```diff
@@ -402,26 +416,24 @@
         return __half2float(__ushort_as_half((unsigned short)k.s)) * qscl[kblk] * (float)v;
     }
 
+    __device__ __forceinline__ float score_new(int i) const {
+        const float4* y4 = reinterpret_cast<const float4*>(new_y + i * HD + kblk * 32);
+        const float4* q4 = reinterpret_cast<const float4*>(qrot + kblk * AQ_QPAD);
+        float s0 = 0.f, s1 = 0.f, s2 = 0.f, s3 = 0.f;
+#pragma unroll
+        for (int j = 0; j < 8; ++j) {
+            const float4 a = q4[j], c = y4[j];
+            s0 = fmaf(a.x, c.x, s0);
+            s1 = fmaf(a.y, c.y, s1);
+            s2 = fmaf(a.z, c.z, s2);
+            s3 = fmaf(a.w, c.w, s3);
+        }
+        return (s0 + s1) + (s2 + s3);
+    }
+
     __device__ __forceinline__ void score_pos(int p, const KeyBlock& k, int n_ctx, float& lmax) const {
         float s = 0.f;
-        if (p < n_ctx) {
-            if (p >= seqlen) {
-                const float4* y4 = reinterpret_cast<const float4*>(new_y + (p - seqlen) * HD + kblk * 32);
-                const float4* q4 = reinterpret_cast<const float4*>(qrot + kblk * AQ_QPAD);
-                float s0 = 0.f, s1 = 0.f, s2 = 0.f, s3 = 0.f;
-#pragma unroll
-                for (int j = 0; j < 8; ++j) {
-                    const float4 a = q4[j], c = y4[j];
-                    s0 = fmaf(a.x, c.x, s0);
-                    s1 = fmaf(a.y, c.y, s1);
-                    s2 = fmaf(a.z, c.z, s2);
-                    s3 = fmaf(a.w, c.w, s3);
-                }
-                s = (s0 + s1) + (s2 + s3);
-            } else {
-                s = score_blk(k);
-            }
-        }
+        if (p < n_ctx) s = p >= seqlen ? score_new(p - seqlen) : score_blk(k);
 #pragma unroll
         for (int o = 1; o < TPR; o <<= 1) s += __shfl_xor_sync(0xffffffffu, s, o);
         if (p < n_ctx) {
@@ -574,6 +586,72 @@
         }
 #pragma unroll
         for (int j = 0; j < VEC; ++j) red[warp * HD + lane * VEC + j] = acc[j];
+    }
+
+    __device__ __forceinline__ bool all_staged() const { return P.q_len == 1 && ntail == 0 && c_hi - p_lo <= n_st; }
+    __device__ __forceinline__ void staged_pass(float& M, float& L, float2& w) const {
+        constexpr int G = 32 / TPR;
+        const int per = (p_hi - p_lo + AQ_WARPS * G - 1) / (AQ_WARPS * G) * G;
+        const int lo = p_lo + warp * per, hi = min(p_hi, lo + per), c_end = min(hi, seqlen);
+        const float* y_new = new_y + AQ_MAX_QLEN * HD + lane * VEC;
+        float m = -INFINITY, l = 0.f, acc[VEC];
+#pragma unroll
+        for (int j = 0; j < VEC; ++j) acc[j] = 0.f;
+        for (int pb = lo; pb < hi; pb += G) {
+            const int pp = pb + lane / TPR;
+            float s = 0.f;
+            if (pp < c_end) s = score_blk(key_block<false>(kst + (pp - p_lo) * ROWBK, ksst + (pp - p_lo) * NSC));
+            else if (pp < hi) s = score_new(0);
+#pragma unroll
+            for (int o = 1; o < TPR; o <<= 1) s += __shfl_xor_sync(0xffffffffu, s, o);
+            if (pp >= hi) s = -INFINITY;
+            float mn = s;
+#pragma unroll
+            for (int o = TPR; o < 32; o <<= 1) mn = fmaxf(mn, __shfl_xor_sync(0xffffffffu, mn, o));
+            mn = fmaxf(m, mn);
+            const float a = exp2f(m - mn), e = exp2f(s - mn);
+            m = mn;
+            l = fmaf(l, a, kblk == 0 ? e : 0.f);
+#pragma unroll
+            for (int j = 0; j < VEC; ++j) acc[j] *= a;
+#pragma unroll 2
+            for (int r = 0; r < G; ++r) {
+                const int p = pb + r;
+                const float pw = __shfl_sync(0xffffffffu, e, r * TPR);
+                if (p < c_end) {
+                    pv_fma(acc, value_row<false>(vst + (p - p_lo) * ROWBV, vsst + (p - p_lo) * NSC), pw);
+                } else if (p < hi) {
+#pragma unroll
+                    for (int j = 0; j < VEC; ++j) acc[j] = fmaf(pw, y_new[j], acc[j]);
+                }
+            }
+        }
+#pragma unroll
+        for (int o = TPR; o < 32; o <<= 1) l += __shfl_xor_sync(0xffffffffu, l, o);
+#pragma unroll
+        for (int j = 0; j < VEC; ++j) red[warp * HD + lane * VEC + j] = acc[j];
+        if (lane == 0) {
+            wred[warp] = m;
+            wred[AQ_WARPS + warp] = l;
+        }
+        EXL2B_STAMP(P, 4);
+        __syncthreads();
+        EXL2B_STAMP(P, 5);
+        M = -INFINITY;
+        L = 0.f;
+        w = make_float2(0.f, 0.f);
+        if (warp < UNITS) {
+#pragma unroll
+            for (int ww = 0; ww < AQ_WARPS; ++ww) M = fmaxf(M, wred[ww]);
+#pragma unroll
+            for (int ww = 0; ww < AQ_WARPS; ++ww) {
+                const float wgt = exp2f(wred[ww] - M);
+                const float2 a = reinterpret_cast<const float2*>(red + ww * HD + warp * 64)[lane];
+                w.x = fmaf(wgt, a.x, w.x);
+                w.y = fmaf(wgt, a.y, w.y);
+                L = fmaf(wgt, wred[AQ_WARPS + ww], L);
+            }
+        }
     }
 
     __device__ __forceinline__ void append() const {
@@ -656,7 +734,7 @@
             return false;
         }
         if (warp < UNITS) store_out(i, out(), denom);
-        __syncthreads();
+        if (i + 1 < P.q_len) __syncthreads();
         return true;
     }
 };
@@ -673,28 +751,45 @@
     AttnCta<HD, KB, VB> c(P, smem);
     if (!c.prologue()) return cta_exit(P);
     EXL2B_STAMP(P, 1);
-    griddep_wait();
-    EXL2B_STAMP(P, 2);
-    c.new_rows_and_first_query();
-    asm volatile("cp.async.wait_group 0;" ::: "memory");
-    __syncthreads();
-    EXL2B_STAMP(P, 3);
-    EXL2B_STAMP(P, 8);
-    for (int i = 0; i < P.q_len; ++i) {
-        const int n_ctx = (P.nsplit > 1) ? c.p_hi : c.seqlen + i + 1;
-        if (i > 0) {
-            if (c.warp < c.UNITS) c.rotate_q(i, c.warp);
+    const auto after_wait = [&] {
+        c.load_static();
+        griddep_wait();
+        EXL2B_STAMP(P, 2);
+        c.new_rows_and_first_query();
+        asm volatile("cp.async.wait_group 0;" ::: "memory");
+        __syncthreads();
+        EXL2B_STAMP(P, 3);
+        EXL2B_STAMP(P, 8);
+    };
+    if (c.all_staged()) {
+        float M = 0.f, L = 0.f;
+        float2 w = make_float2(0.f, 0.f);
+#pragma unroll 1
+        for (int round = HD == 128 ? 0 : 1; round < 2; ++round) {
+            if (round == 1) after_wait();
+            c.staged_pass(M, L, w);
+        }
+        if (P.dbg && threadIdx.x == 0) atomicAdd(P.dbg + 10, 1ull);
+        if (c.warp == AQ_WARPS - 1 && c.h % c.group == 0 && c.z == 0) c.append();
+        if (!c.end_query(0, M, L, [&] { return w; })) return cta_exit(P);
+    } else {
+        after_wait();
+        for (int i = 0; i < P.q_len; ++i) {
+            const int n_ctx = (P.nsplit > 1) ? c.p_hi : c.seqlen + i + 1;
+            if (i > 0) {
+                if (c.warp < c.UNITS) c.rotate_q(i, c.warp);
+                __syncthreads();
+            }
+            const float lmax = c.scores(n_ctx);
+            EXL2B_STAMP(P, 9);
+            float mx, denom;
+            c.softmax(lmax, n_ctx, mx, denom);
+            c.pv(n_ctx);
             __syncthreads();
-        }
-        const float lmax = c.scores(n_ctx);
-        EXL2B_STAMP(P, 9);
-        float mx, denom;
-        c.softmax(lmax, n_ctx, mx, denom);
-        c.pv(n_ctx);
-        __syncthreads();
-        EXL2B_STAMP(P, 5);
-        if (i == P.q_len - 1 && c.warp == AQ_WARPS - 1 && c.h % c.group == 0 && c.z == 0) c.append();
-        if (!c.end_query(i, mx, denom)) return cta_exit(P);
+            EXL2B_STAMP(P, 5);
+            if (i == P.q_len - 1 && c.warp == AQ_WARPS - 1 && c.h % c.group == 0 && c.z == 0) c.append();
+            if (!c.end_query(i, mx, denom)) return cta_exit(P);
+        }
     }
     if (P.dbg && threadIdx.x == 0) atomicMax(P.dbg + 7, globaltimer());
     cta_exit(P);
@@ -712,6 +807,7 @@
     AttnCta<HD, KB, VB> c(P, smem);
     if (!c.prologue()) return cta_exit(P);
     EXL2B_STAMP(P, 1);
+    c.load_static();
     griddep_wait();
     EXL2B_STAMP(P, 2);
     c.new_rows_and_first_query();
```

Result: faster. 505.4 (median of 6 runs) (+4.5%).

--

#### YOUR GOAL
Show all lines in the entries above where the word "qrot" appears.

#### PROBLEM SOLUTION
+        const float4* q4 = reinterpret_cast<const float4*>(qrot + kblk * AQ_QPAD);
-                const float4* q4 = reinterpret_cast<const float4*>(qrot + kblk * AQ_QPAD);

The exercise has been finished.